Title: Visual Studio Community Edition
Post by: Fat Cerberus on January 06, 2015, 12:28:56 pm
Has anyone seen the new Community Edition of Visual Studio?  Basically, it's Visual Studio Professional, but completely free for individual developers and small business use.  Corporate use still requires a Professional license, however.

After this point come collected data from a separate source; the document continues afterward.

#ifndef FPTA_FUSED_DFT_PRIO
#define FPTA_FUSED_DFT_PRIO 3
#endif
#ifndef FPTA_HALF_STORE16
#define FPTA_HALF_STORE16 0
#endif
#ifndef FPTA_HALF_AHEAD
#define FPTA_HALF_AHEAD 2
#endif
constexpr int kFusedHalfAhead = FPTA_HALF_AHEAD;
#ifndef FPTA_HALF_PIN
#define FPTA_HALF_PIN 0
#endif

#ifndef FPTA_FUSED_CUT
#define FPTA_FUSED_CUT 0
#endif

namespace {

template <int NS>
struct FusedOps {
  int c;
  i32x4 ci;
  dbl2 b[NS];
  int row[NS];
};
template <int NS>
struct FusedOpsH {
  int c;
  i32x4 ci;
  dbl2 b[2][NS / 2];
  int row[2][NS];
};

__device__ __forceinline__ uint32_t dpp_u32_xor1(uint32_t x) {
  return (uint32_t)__builtin_amdgcn_update_dpp(0, (int)x, 0xB1, 0xF, 0xF, false);
}
__device__ __forceinline__ void bm_half(uint32_t wl, uint32_t wa, double& zc, double& zs) {
  double sn, cs;
  const double r = bm_sqrt(-2.0 * bm_log_u32(wl));
  bm_sincos2pi_u32(wa, sn, cs);
  zc = r * cs;
  zs = r * sn;
}
__device__ __forceinline__ void fused_mix_tile(const FusedMix& m, int k, int rg, int pg, int lane) {
  constexpr int NT = kFusedMixGroup / 16;
  const int lr = lane & 15, lg = lane >> 4;
  const int r = 16 * rg + lr;
  const bool rv = r < m.n_real;
  const uint64_t g = (uint64_t)(m.real0 + r);
  const int p0 = kFusedMixGroup * pg;
  int qe[NT];
  int qmax = 0;
#pragma unroll
  for (int t = 0; t < NT; ++t) {
    const int pt = p0 + 16 * t;
    qe[t] = pt < m.P ? min(m.lower ? min(m.P, pt + 16) : m.P, m.n_q) : 0;
    qmax = max(qmax, qe[t]);
  }
  d4 acc[NT][2];
#pragma unroll
  for (int t = 0; t < NT; ++t) acc[t][0] = acc[t][1] = d4{0.0, 0.0, 0.0, 0.0};
  const double* __restrict__ lt = m.LT + p0 + lr;
  const bool paired = (m.real0 & 1) == 0;
  const int e = lr & 1;
  const uint32_t ctr3 = (uint32_t)(g >> 1);
  for (int q0 = 0; q0 < qmax; q0 += 8) {
    double a0[NT], a1[NT];
#pragma unroll
    for (int t = 0; t < NT; ++t) {
      a0[t] = q0 < qe[t] ? ld_global(lt + (int64_t)(q0 + lg) * m.lt_ld + 16 * t) : 0.0;
      a1[t] = q0 + 4 < qe[t] ? ld_global(lt + (int64_t)(q0 + 4 + lg) * m.lt_ld + 16 * t) : 0.0;
    }
    double zc0, zs0, zc1, zs1;
    if (paired) {
      const u32x4 v = philox4x32_10({(uint32_t)k, (uint32_t)(q0 + 4 * e + lg), (uint32_t)m.seg, ctr3}, m.k0, m.k1);
      const uint32_t r0 = dpp_u32_xor1(e ? v.x : v.z), r1 = dpp_u32_xor1(e ? v.y : v.w);
      bm_half(e ? r0 : v.x, e ? r1 : v.y, zc0, zs0);
      bm_half(e ? v.z : r0, e ? v.w : r1, zc1, zs1);
    } else {
      gp_normal2((uint32_t)k, (uint32_t)(q0 + lg), (uint32_t)m.seg, g, m.k0, m.k1, zc0, zs0);
      gp_normal2((uint32_t)k, (uint32_t)(q0 + 4 + lg), (uint32_t)m.seg, g, m.k0, m.k1, zc1, zs1);
    }
    const bool ok0 = rv && q0 + lg < m.n_q, ok1 = rv && q0 + 4 + lg < m.n_q;
    zc0 = ok0 ? zc0 : 0.0;
    zs0 = ok0 ? zs0 : 0.0;
    zc1 = ok1 ? zc1 : 0.0;
    zs1 = ok1 ? zs1 : 0.0;
#pragma unroll
    for (int t = 0; t < NT; ++t)
      if (q0 < qe[t]) {
        acc[t][0] = __builtin_amdgcn_mfma_f64_16x16x4f64(a0[t], zc0, acc[t][0], 0, 0, 0);
        acc[t][1] = __builtin_amdgcn_mfma_f64_16x16x4f64(a0[t], zs0, acc[t][1], 0, 0, 0);
      }
#pragma unroll
    for (int t = 0; t < NT; ++t)
      if (q0 + 4 < qe[t]) {
        acc[t][0] = __builtin_amdgcn_mfma_f64_16x16x4f64(a1[t], zc1, acc[t][0], 0, 0, 0);
        acc[t][1] = __builtin_amdgcn_mfma_f64_16x16x4f64(a1[t], zs1, acc[t][1], 0, 0, 0);
      }
  }
  const double am = ld_global(m.amp + k);
#pragma unroll
  for (int t = 0; t < NT; ++t)
#pragma unroll
    for (int h = 0; h < 2; ++h)
#pragma unroll
      for (int gg = 0; gg < 4; ++gg) {
        const int p = p0 + 16 * t + lg + 4 * gg;
        if (p < m.P) m.coef[((int64_t)p * m.K + m.col0 + 2 * k + h) * m.R_pad + r] = am * acc[t][h][gg];
      }
}

}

No more pirating Visual Studio, yay!

http://www.visualstudio.com/en-us/news/vs2013-community-vs.aspx
Title: Re: Visual Studio Community Edition
Post by: Radnen on January 06, 2015, 08:12:57 pm
Yes, I have heard of that. Looks awesome! Though I am presently using some fully licensed VS installs, but if I need to move on I'll definitely be getting this.
Title: Re: Visual Studio Community Edition
Post by: Flying Jester on January 06, 2015, 08:21:50 pm
I'm fairly indifferent to this. I usually use a compiler-independent build system (wrapped through MSVC's 'external build tools' setup on Windows), I far prefer command-line git and using the base filesystem for organization. I'm not much for managed code, either.

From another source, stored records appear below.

+  if (warp == 13 && lane == 0) { prefetch_tmap(&tm_a_hi); prefetch_tmap(&tm_a_lo); prefetch_tmap(&tm_b_hi); prefetch_tmap(&tm_b_lo); }
+  if (warp == 0 && lane == 0) {
     for (int s = 0; s < STAGES; ++s) { mbar_init(&full_bar[s], 1); mbar_init(&empty_bar[s], 8); }
-    for (int h = 0; h < 2; ++h) { mbar_init(&staged_bar[h], 4); mbar_init(&drained_bar[h], 4); }
+    mbar_init(&staged_bar, 8);
+    mbar_init(&drained_bar, 5);
     fence_barrier_init();
   }
   __syncthreads();
 
-  if (role == 0) {
-    regs_dec<kRegsProducer>();
-    sched.init(p, BLOCK_N, 0, BK);
-    if (warp == 0 && lane == 0)
+  if (warp == 13) {
+    if (lane == 0)
       tma_produce<BLOCK_N, STAGES, 0, BK>(p, sched, smem, full_bar, empty_bar, 0u, &tm_a_hi, &tm_a_lo, &tm_b_hi, &tm_b_lo, &tm_a_hi, &tm_a_lo);
-  } else if (role <= 2) {
-    regs_inc<kRegsMma>();
-    sched.init(p, BLOCK_N, 0, BK);
-    const int h = role - 1;
+  } else if (warp < 8) {
+    const int h = warp >> 2;
     const int wi = warp & 3;
     float acc[BLOCK_N / 2];
 #pragma unroll
     for (int i = 0; i < BLOCK_N / 2; ++i) acc[i] = 0.0f;
+    const int fr = h * 64 + wi * 16 + (lane >> 2), bc = 2 * (lane & 3);
+    int off[2][2];
+#pragma unroll
+    for (int e = 0; e < 2; ++e)
+#pragma unroll
+      for (int r = 0; r < 2; ++r) off[e][r] = (bc + e) * BLOCK_M + (((((fr + 8 * r) >> 2) ^ (bc + e)) << 2) | (fr & 3));
     int stage = 0; uint32_t phase = 0, tphase = 0;
     int mb, nb, kb0, kb1;
     while (sched.next(mb, nb, kb0, kb1)) {
       mma_work_item<BLOCK_N, STAGES, 0, 0, BK>(acc, p, smem, full_bar, empty_bar, h, lane, 0u, stage, phase, kb0, kb1);
-      mbar_wait(&drained_bar[h], tphase ^ 1);
-      const int r0 = h * 64 + wi * 16 + (lane >> 2), c0 = 2 * (lane & 3);
-#pragma unroll
-      for (int j = 0; j < BLOCK_N / 8; ++j) {
-        *reinterpret_cast<float2*>(&stg[r0 * SROW + 8 * j + c0]) = make_float2(acc[4 * j], acc[4 * j + 1]);
-        *reinterpret_cast<float2*>(&stg[(r0 + 8) * SROW + 8 * j + c0]) = make_float2(acc[4 * j + 2], acc[4 * j + 3]);
-      }
+      mbar_wait(&drained_bar, tphase ^ 1);
+#pragma unroll
+      for (int j = 0; j < BLOCK_N / 8; ++j)
+#pragma unroll
+        for (int e = 0; e < 2; ++e)
+#pragma unroll
+          for (int r = 0; r < 2; ++r) stg[off[e][r] + j * 8 * BLOCK_M] = acc[4 * j + 2 * r + e];
       __syncwarp();
-      if (lane == 0) mbar_arrive(&staged_bar[h]);
+      if (lane == 0) mbar_arrive(&staged_bar);
       tphase ^= 1;
     }
   } else {
-    regs_inc<kRegsEpilogue>();
-    sched.init(p, BLOCK_N, 0, BK);
-    const int h = role - 3;
-    const int ew = warp - 12;
-    const int wi = warp & 3;
-    const int quarter = h * 2 + (wi & 1);
-    const int half = wi >> 1;
-    const int row_in_tile = quarter * 32 + lane;
-    const int tid = threadIdx.x - 128 * role;
-    const int tiles_n = (p.N + BLOCK_N - 1) / BLOCK_N;
-    uint8_t* stg_hi = reinterpret_cast<uint8_t*>(&s_stage[ew][0][0][0]);
-    uint8_t* stg_lo = reinterpret_cast<uint8_t*>(&s_stage[ew][1][0][0]);
-    const int rsub = lane >> 1, csub = lane & 1;
+    const int t = threadIdx.x - 256;
+    const float* srow = stg + t * BLOCK_M;
     uint32_t tphase = 0;
     int mb, nb, kb0, kb1;
     while (sched.next(mb, nb, kb0, kb1)) {
-      const float* srow = stg + row_in_tile * SROW + half * HALF_N;
-      const int m = mb * BLOCK_M + row_in_tile;
-      const int n0 = nb * BLOCK_N + half * HALF_N;
-      int64_t pc = 0, pe = 0;
-      int c0 = 0x7fffffff, c1 = 0x7fffffff, c2 = 0x7fffffff;
-      float v0 = 0.0f, v1 = 0.0f, v2 = 0.0f;
-      float sc = 0.0f;
-      if (m < p.M) {
-        const int64_t row = p.rows ? (int64_t)p.rows[m] : (int64_t)m;
-        const int64_t rbeg = p.indptr[row];
-        const int32_t* tp = p.tile_ptr + (int64_t)m * (kParts * tiles_n + 1) + nb * kParts + half;
-        pc = rbeg + tp[0]; pe = rbeg + tp[1];
-        if (pc < pe) { c0 = p.indices[pc]; v0 = p.values[pc]; }
-        if (pc + 1 < pe) { c1 = p.indices[pc + 1]; v1 = p.values[pc + 1]; }
-        if (pc + 2 < pe) { c2 = p.indices[pc + 2]; v2 = p.values[pc + 2]; }
-        sc = (p.weight ? p.weight[m] : 1.0f) / ((float)p.stats[DAE_STAT_SUM_W] + kEps);
+      const int m = nb * BLOCK_N + t;
+      const int f0 = mb * BLOCK_M;
+      DecodeRow row;
+      row.open(p, m, mb);
+      named_bar_sync(1, 160);
+      if (t < BLOCK_M) {
+        const float b = (f0 + t < p.M) ? p.bv[f0 + t] : 0.0f;
+        s_bias[t] = b;
+        if (kFast) s_biasc[t] = b * kLog2e;
       }
-      named_bar_sync(1 + h, 128);
-      {
-        const float b = (nb * BLOCK_N + tid < p.N) ? p.bv[nb * BLOCK_N + tid] : 0.0f;
-        s_bias[h][tid] = b;
-        if (kFast) s_biasc[h][tid] = b * kLog2e;
-      }
-      mbar_wait(&staged_bar[h], tphase);
-      named_bar_sync(1 + h, 128);
-      const float inv_sc = (sc != 0.0f) ? 1.0f / sc : 0.0f;
-      const bool edge = (n0 + HALF_N > p.N);
+      mbar_wait(&staged_bar, tphase);
+      named_bar_sync(1, 160);
       float lsum = 0.0f;
-      const int m_base = mb * BLOCK_M + quarter * 32;
-      const int n_lim = edge ? p.N : 0x7fffffff;
 #pragma unroll 1
-      for (int c = 0; c < HALF_N / 16; ++c) {
+      for (int c = 0; c < BLOCK_M / 16; ++c) {
+        const int nc = f0 + 16 * c;
+        const bool edge = (f0 + 64 * (c >> 2) + 64 > p.M);
+        const int n_lim = edge ? p.M : 0x7fffffff;
         uint32_t r[16];
-        stage_ld16(srow + c * 16, r);
-        const int nc = n0 + c * 16;
-        if (m < p.M) {
-          const float* bias = &s_bias[h][half * HALF_N + c * 16];
+        stage_ld16(srow, 4 * c, t & 7, r);
+        if (m < p.N) {
+          const float* bias = &s_bias[16 * c];
           uint32_t hpk[8], lpk[8];
           bool fast_ok = false;
           if (kFast && !edge) {
             const float l0 = lsum;
-            fast_ok = decode_chunk_sigmoid_ce(r, &s_biasc[h][half * HALF_N + c * 16], sc, hpk, lpk, lsum);
-            if (!fast_ok) { lsum = l0; decode_chunk_generic<ACT, LOSS>(r, bias, sc, edge, n_lim, nc, hpk, lpk, lsum); }
+            fast_ok = decode_chunk_sigmoid_ce(r, &s_biasc[16 * c], row.sc, hpk, lpk, lsum);
+            if (!fast_ok) { lsum = l0; decode_chunk_generic<ACT, LOSS>(r, bias, row.sc, edge, n_lim, nc, hpk, lpk, lsum); }
           } else {
-            decode_chunk_generic<ACT, LOSS>(r, bias, sc, edge, n_lim, nc, hpk, lpk, lsum);
+            decode_chunk_generic<ACT, LOSS>(r, bias, row.sc, edge, n_lim, nc, hpk, lpk, lsum);
           }
-          uint4* sh = reinterpret_cast<uint4*>(stg_hi + lane * 48);
-          uint4* sl = reinterpret_cast<uint4*>(stg_lo + lane * 48);
-          sh[0] = make_uint4(hpk[0], hpk[1], hpk[2], hpk[3]); sh[1] = make_uint4(hpk[4], hpk[5], hpk[6], hpk[7]);
-          sl[0] = make_uint4(lpk[0], lpk[1], lpk[2], lpk[3]); sl[1] = make_uint4(lpk[4], lpk[5], lpk[6], lpk[7]);
-          while (c0 < nc + 16) {
-            const float x = v0;
-            const int j = c0 - nc;
-            __nv_bfloat16* ph = reinterpret_cast<__nv_bfloat16*>(stg_hi + lane * 48) + j;
-            __nv_bfloat16* pl = reinterpret_cast<__nv_bfloat16*>(stg_lo + lane * 48) + j;
+          while (row.c0 < nc + 16) {
+            const float x = row.v0;
+            const int j = row.c0 - nc;
             float d;
-            if (kFast && fast_ok && sc != 0.0f) d = (__bfloat162float(*ph) + __bfloat162float(*pl)) * inv_sc;
+            if (kFast && fast_ok && row.sc != 0.0f) d = (bf16_get16(hpk, j) + bf16_get16(lpk, j)) * (1.0f / row.sc);
             else d = act_fast<ACT>(select16(r, j) + bias[j]);
             const float gp = act_grad_from_y<ACT>(d);
             float dz;
@@ -662,38 +702,45 @@
               const float a = d + kEps, b = (1.0f - d) + kEps;
               const float la = f_lg2(a), lb = f_lg2(b);
               lsum += lb - (x * la + (1.0f - x) * lb);
-              dz = sc * gp * ((1.0f - x) * f_rcp(b) - x * f_rcp(a));
+              dz = row.sc * gp * ((1.0f - x) * f_rcp(b) - x * f_rcp(a));
             } else {
               const float e2 = x - d;
               lsum += e2 * e2 - d * d;
-              dz = -2.0f * sc * e2 * gp;
+              dz = -2.0f * row.sc * e2 * gp;
             }
             const __nv_bfloat16 hb = __float2bfloat16_rn(dz);
-            *ph = hb;
-            *pl = __float2bfloat16_rn(dz - __bfloat162float(hb));
-            ++pc;
-            c0 = c1; v0 = v1; c1 = c2; v1 = v2;
-            c2 = 0x7fffffff;
-            if (pc + 2 < pe) { c2 = p.indices[pc + 2]; v2 = p.values[pc + 2]; }
+            bf16_set16(hpk, j, __bfloat16_as_ushort(hb));
+            bf16_set16(lpk, j, __bfloat16_as_ushort(__float2bfloat16_rn(dz - __bfloat162float(hb))));
+            row.advance(p);
           }
+          uint4* slot = reinterpret_cast<uint4*>(const_cast<float*>(srow));
+          slot[(4 * c) ^ (t & 7)] = make_uint4(hpk[0], hpk[1], hpk[2], hpk[3]);
+          slot[(4 * c + 1) ^ (t & 7)] = make_uint4(hpk[4], hpk[5], hpk[6], hpk[7]);
+          slot[(4 * c + 2) ^ (t & 7)] = make_uint4(lpk[0], lpk[1], lpk[2], lpk[3]);
+          slot[(4 * c + 3) ^ (t & 7)] = make_uint4(lpk[4], lpk[5], lpk[6], lpk[7]);
         }
-        __syncwarp();
-        if (nc < p.ld_dz) {
-#pragma unroll
-          for (int i = 0; i < 2; ++i) {
-            const int rr = rsub + 16 * i;
-            if (m_base + rr < p.M) {
-              const int64_t off = (int64_t)(m_base + rr) * p.ld_dz + nc + csub * 8;
-              *reinterpret_cast<uint4*>(p.dz_hi + off) = *reinterpret_cast<const uint4*>(stg_hi + rr * 48 + csub * 16);
-              *reinterpret_cast<uint4*>(p.dz_lo + off) = *reinterpret_cast<const uint4*>(stg_lo + rr * 48 + csub * 16);
+      }
+      __syncwarp();
+      {
+        const int q = lane & 15, c = q >> 1;
+        if (f0 + 8 * q < p.ld_dz) {
+#pragma unroll 4
+          for (int i = 0; i < 16; ++i) {
+            const int rw = (t & ~31) + 2 * i + (lane >> 4);
+            const int mw = nb * BLOCK_N + rw;
+            if (mw < p.N) {
+              const uint4* sl = reinterpret_cast<const uint4*>(stg + rw * BLOCK_M);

So I guess for me it's not particularly better than Visual Studio Express. I am interested in the Android build setup, though. I find Google's tools just a bit lacking, particularly on Windows, so that sounds intriguing to me.
Title: Re: Visual Studio Community Edition
Post by: Fat Cerberus on January 06, 2015, 09:38:56 pm

Yes, I have heard of that. Looks awesome! Though I am presently using some fully licensed VS installs, but if I need to move on I'll definitely be getting this.

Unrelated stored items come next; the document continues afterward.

template <bool COV, bool TAN>
__global__ void __launch_bounds__(GB_S4P_THREADS, GB_S4P_MINB) k_s4p_resample_propagate(const __grid_constant__ StepParams prm,
                                                                                   const __grid_constant__ NextParams nxt) {
  constexpr int NM = Moments<COV>::NM, KP = COV ? 32 : 16, PPT = GB_S4P_PPT, CAP = GB_S4P_CAP, NW = GB_S4P_THREADS / 32, TH = GB_S4P_THREADS;
  extern __shared__ __align__(128) unsigned char s4p_raw[];
  double* s_st = reinterpret_cast<double*>(s4p_raw);
  double* s_w = s_st + 6 * CAP;
  int* s_end = reinterpret_cast<int*>(s_w + CAP);
  int* s_par = s_end + CAP;
  __shared__ __align__(8) uint64_t s_bar[2];
  __shared__ double s_warp[NW];
  __shared__ double s_red[NW][KP];
  __shared__ int s_wmax[NW];
  __shared__ int s_j0;
  __shared__ gb_motion s_motion;
  __shared__ int s_box[GB_MAX_OBS][5];
  __shared__ unsigned s_or;
  __shared__ double s_pre6[6];
  __shared__ double s_refv[6];
// ... 38 lines not shown
  if ((!update && !propagate) || failed_at_t != 0) {
    if (spec && tid == 0) {
      mbar_wait(&s_bar[0], 0);
      mbar_wait(&s_bar[1], 0);
    }
    return;
  }
  const double* src6 = (update ? prm.s_ev : state_buffer(prm, t)) + p * 6 * (int64_t)N + base;
  const bool bulk = n_here > 0 && ((N | n_here) & 1) == 0 && ((reinterpret_cast<uintptr_t>(src6) | reinterpret_cast<uintptr_t>(wsrc)) & 15) == 0;
  if (tid < (int)(sizeof(gb_motion) / 4)) reinterpret_cast<uint32_t*>(&s_motion)[tid] = motion_word;
  if (propagate && tid < GB_MAX_OBS * 5) s_box[tid / 5][tid % 5] = (tid % 5 == 4) ? 0 : 0x7fffffff;
  if (tid >= 64 && tid < 70) s_refv[tid - 64] = ref_word;
  if (tid >= 96 && tid < 96 + O) s_mask[tid - 96] = mask_byte;
  if (tid >= 128 && tid < 134) s_pre6[tid - 128] = ref_word;
  __syncthreads();
  if (bulk) {
    if (tid == 0 && !spec) {
      const uint32_t row = (uint32_t)n_here * 8u;
      if (update) {
        mbar_expect_tx(&s_bar[0], row);
        bulk_load(s_w, wsrc, row, &s_bar[0]);
      }
      mbar_expect_tx(&s_bar[1], 6u * row);
#pragma unroll
      for (int c = 0; c < 6; ++c) bulk_load(s_st + c * CAP, src6 + c * (int64_t)N, row, &s_bar[1]);
    }
  } else {
    for (int i = tid; i < n_here; i += TH) {
      if (update) s_w[i] = wsrc[i];
#pragma unroll
      for (int c = 0; c < 6; ++c) s_st[c * CAP + i] = src6[c * (int64_t)N + i];
    }
  }
  int J0, J1;
  if (update) {
    const double prefix = s_pre6[0], next_prefix = s_pre6[1], total = s_pre6[2], inv_total = s_pre6[3], u01 = s_pre6[4],
                 inv_n = s_pre6[5];
    const bool stratified = prm.resample_method == GB_RESAMPLE_STRATIFIED;
    const double dN = (double)N;
    if (bulk) mbar_wait(&s_bar[0], 0);
    else __syncthreads();
    const int k0 = PPT * tid;
    double w[PPT];
    double tsum = 0.0;
#pragma unroll
    for (int q = 0; q < PPT; ++q) {
      tsum += (k0 + q < n_here) ? s_w[k0 + q] : 0.0;
      w[q] = tsum;
    }
    const double off = block_exclusive_offset<NW>(tsum, s_warp);
#pragma unroll
    for (int q = 0; q < PPT; ++q) {
      const int k = k0 + q;
// ... 2 lines not shown
        const double cn = c >= total ? 1.0 : c * inv_total;
        s_end[k] = stratified ? count_positions_le_stratified(cn, stratified_draws(prm, p, t), inv_n, N) : count_positions_le_fast(cn, u01, inv_n, N, dN);
      }
    }
    if (tid == 0) {
      const double c0 = prefix >= total ? 1.0 : prefix * inv_total;
      s_j0 = b == 0 ? 0 : stratified ? count_positions_le_stratified(c0, stratified_draws(prm, p, t), inv_n, N) : count_positions_le_fast(c0, u01, inv_n, N, dN);
    }
    __syncthreads();
    J0 = s_j0;
    J1 = n_here > 0 ? s_end[n_here - 1] : J0;
  } else {
    J0 = base;
    J1 = base + n_here;
  }
  if (bulk) mbar_wait(&s_bar[1], 0);
  else if (!update) __syncthreads();
  if (update) {
    double ref[6];
#pragma unroll
    for (int c = 0; c < 6; ++c) ref[c] = s_refv[c];
    Moments<COV> mom;
    mom.clear();
#pragma unroll
    for (int q = 0; q < PPT; ++q) {
      const int k = tid + q * TH;
      if (k < n_here) {
        const int cnt = s_end[k] - (k > 0 ? s_end[k - 1] : J0);
        if (cnt > 0) {
          double s[6];
#pragma unroll
          for (int c = 0; c < 6; ++c) s[c] = s_st[c * CAP + k];
// ... 1 lines not shown
        }
      }
    }
    double r[KP];
#pragma unroll
    for (int k = 0; k < KP; ++k) r[k] = k < NM ? mom.a[k] : 0.0;
    warp_reduce_transpose<KP>(r, lane);
    if (KP == 32 || (lane & 1) == 0) s_red[warp][transposed_index<KP>(lane)] = r[0];
    __syncthreads();
    if (tid < NM) {
      double x = s_red[0][tid];
      for (int wv = 1; wv < NW; ++wv) x += s_red[wv][tid];
      prm.s_pm[(p * prm.s_nblk + b) * 28 + tid] = x;
    }
  }
  const bool last_time = !propagate;
  double* sout = state_buffer(prm, t) + p * 6 * (int64_t)N;
  double* evn = prm.s_ev_next + p * 6 * (int64_t)N;
  double* wst = prm.weight_state ? prm.weight_state + (int64_t)p * N : nullptr;
  double* outp = (update && prm.out_particles) ? prm.out_particles + ((int64_t)p * prm.T + t) * N * 6 : nullptr;
  double* outw = (update && prm.out_weights) ? prm.out_weights + ((int64_t)p * prm.T + t) * N : nullptr;
  const int s_idx = (t + 1) - prm.first[p] - 1;
  const double* zn = (propagate && prm.step_normals) ? prm.step_normals + (((int64_t)p * prm.S + s_idx) * N) * 3 : nullptr;
  const double hw = (double)prm.tile_w * 0.5, hh = (double)prm.tile_h * 0.5;
  uint32_t flags = 0;
  const int need = propagate ? evolve_needs(s_motion) : 0;
  int ibx[2][5];
#pragma unroll
  for (int o = 0; o < 2; ++o) {
    ibx[o][0] = ibx[o][1] = ibx[o][2] = ibx[o][3] = 0x7fffffff;
    ibx[o][4] = 0;
  }
  unsigned obs_on = 0;
  if (propagate)
    for (int o = 0; o < O; ++o)
      if (nxt.img[o] >= 0 && s_mask[o]) obs_on |= 1u << o;
  int carry = 0;
  for (int Jc = J0; Jc < J1; Jc += CAP) {
    const int nch = min(CAP, J1 - Jc);
    if (update) {
      for (int i = tid; i < nch; i += TH) s_par[i] = 0;
      __syncthreads();
#pragma unroll
      for (int q = 0; q < PPT; ++q) {
        const int k = tid + q * TH;
        if (k < n_here) {
          const int st = k > 0 ? s_end[k - 1] : J0, en = s_end[k];
          if (en > st && st >= Jc && st - Jc < nch) s_par[st - Jc] = k;
        }
      }
      __syncthreads();
      int v[PPT], run = 0;
#pragma unroll
      for (int q = 0; q < PPT; ++q) {
// ... 15 lines not shown
        const int x = s_wmax[k];
        if (k < warp) pre = max(pre, x);
        all = max(all, x);
      }
      int excl = __shfl_up_sync(0xffffffffu, incl, 1);
      if (lane == 0) excl = 0;
      pre = max(pre, excl);
#pragma unroll
      for (int q = 0; q < PPT; ++q) {
        const int i = PPT * tid + q;
        if (i < nch) s_par[i] = max(pre, v[q]);
      }
      carry = all;
      __syncthreads();
    }
    for (int j = Jc + tid; j < Jc + nch; j += TH) {
      const int lo = update ? s_par[j - Jc] : j - base;
      double s[6];
#pragma unroll
      for (int c = 0; c < 6; ++c) s[c] = s_st[c * CAP + lo];
      if (update) {
        const double wj = s_w[lo];
        if (last_time) {
#pragma unroll
          for (int c = 0; c < 6; ++c) __stcs(&sout[c * (int64_t)N + j], s[c]);
          if (prm.final_weights && p == prm.P - 1) prm.final_weights[j] = wj;
        }
        if (wst) wst[j] = wj;
        if (outp) {
#pragma unroll
          for (int c = 0; c < 6; ++c) outp[(int64_t)j * 6 + c] = s[c];
        }
        if (outw) outw[j] = wj;
      }
      if (propagate) {
        double z0, z1, z2;
        if (prm.rng_mode == GB_RNG_SUPPLIED) {
          z0 = zn[3 * (int64_t)j];
          z1 = zn[3 * (int64_t)j + 1];
          z2 = zn[3 * (int64_t)j + 2];
        } else {
          philox_normals3(prm.seed, (uint64_t)(p + prm.point_offset), (uint32_t)(t + 1), (uint32_t)j, 2u, z0, z1, z2, need);
        }
        evolve_particle<TAN>(s_motion, prm.surfaces, nxt.tau, nxt.tau2, z0, z1, z2, s, flags);
        flags |= test_particle(prm, s);
#pragma unroll
        for (int c = 0; c < 6; ++c) evn[c * (int64_t)N + j] = s[c];
#pragma unroll
        for (int o = 0; o < 2; ++o) {
          if (o >= O) break;
          if (!(obs_on >> o & 1)) continue;
          const int64_t po = p * O + o;
          int e[5];
          s4p_project_child(nxt.cam[o], s, prm.s_uv + po * 2 * (int64_t)N, N, j, hw, hh, e);
#pragma unroll
          for (int k = 0; k < 5; ++k) ibx[o][k] = min(ibx[o][k], e[k]);
        }
        for (int o = 2; o < O; ++o) {
          if (!(obs_on >> o & 1)) continue;
          const int64_t po = p * O + o;
          int e[5];
          s4p_project_child(nxt.cam[o], s, prm.s_uv + po * 2 * (int64_t)N, N, j, hw, hh, e);
#pragma unroll
          for (int k = 0; k < 5; ++k) atomicMin(&s_box[o][k], e[k]);
        }
      }
    }
    if (update && Jc + CAP < J1) __syncthreads();
  }
  if (propagate) {
#pragma unroll
    for (int o = 0; o < 2; ++o) {
      if (o >= O) break;
      int mine = 0x7fffffff;
#pragma unroll
      for (int k = 0; k < 5; ++k) {
        const int x = __reduce_min_sync(0xffffffffu, ibx[o][k]);
        if (lane == k) mine = x;
      }
      if (lane < 5) atomicMin(&s_box[o][lane], mine);
    }
    const int any = (int)block_or(flags, &s_or);
    if (any && tid == 0) atomicOr(&prm.s_pflags_next[p], any);
    if (tid < O * 5) {
      const int o = tid / 5, k = tid - o * 5;
      const int64_t po = p * O + o;
      if (obs_on >> o & 1) atomicMin(&prm.s_ibox[po * 5 + k], s_box[o][k]);
    }
  }
}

It's literally Visual Studio Professional 2013, just without the enterprise development license.  Unless you're writing software for a big corporation (are you, Radnen?  I honestly don't know :P), there's literally no reason not to upgrade.

edit: Hm, apparently MS is also open-sourcing .NET and putting it on GitHub even!  That's awesome!
Title: Re: Visual Studio Community Edition
Post by: Radnen on January 15, 2015, 02:11:45 am
Ok, so I put this on another machine since my student copy was only good for two computers and dang this community edition is just perfect! It makes me suddenly want to work on my C# projects now.
Title: Re: Visual Studio Community Edition
Post by: Flying Jester on January 15, 2015, 01:35:15 pm

edit: Hm, apparently MS is also open-sourcing .NET and putting it on GitHub even!  That's awesome!


That happened a month or two ago, but yes! I am excited about this. Hopefully with this information Mono will reach better parity with MS's .NET, and MS's .NET will have a chance at working on other platforms.
Title: Re: Visual Studio Community Edition
Post by: Fat Cerberus on January 15, 2015, 10:52:34 pm

Ok, so I put this on another machine since my student copy was only good for two computers and dang this community edition is just perfect! It makes me suddenly want to work on my C# projects now.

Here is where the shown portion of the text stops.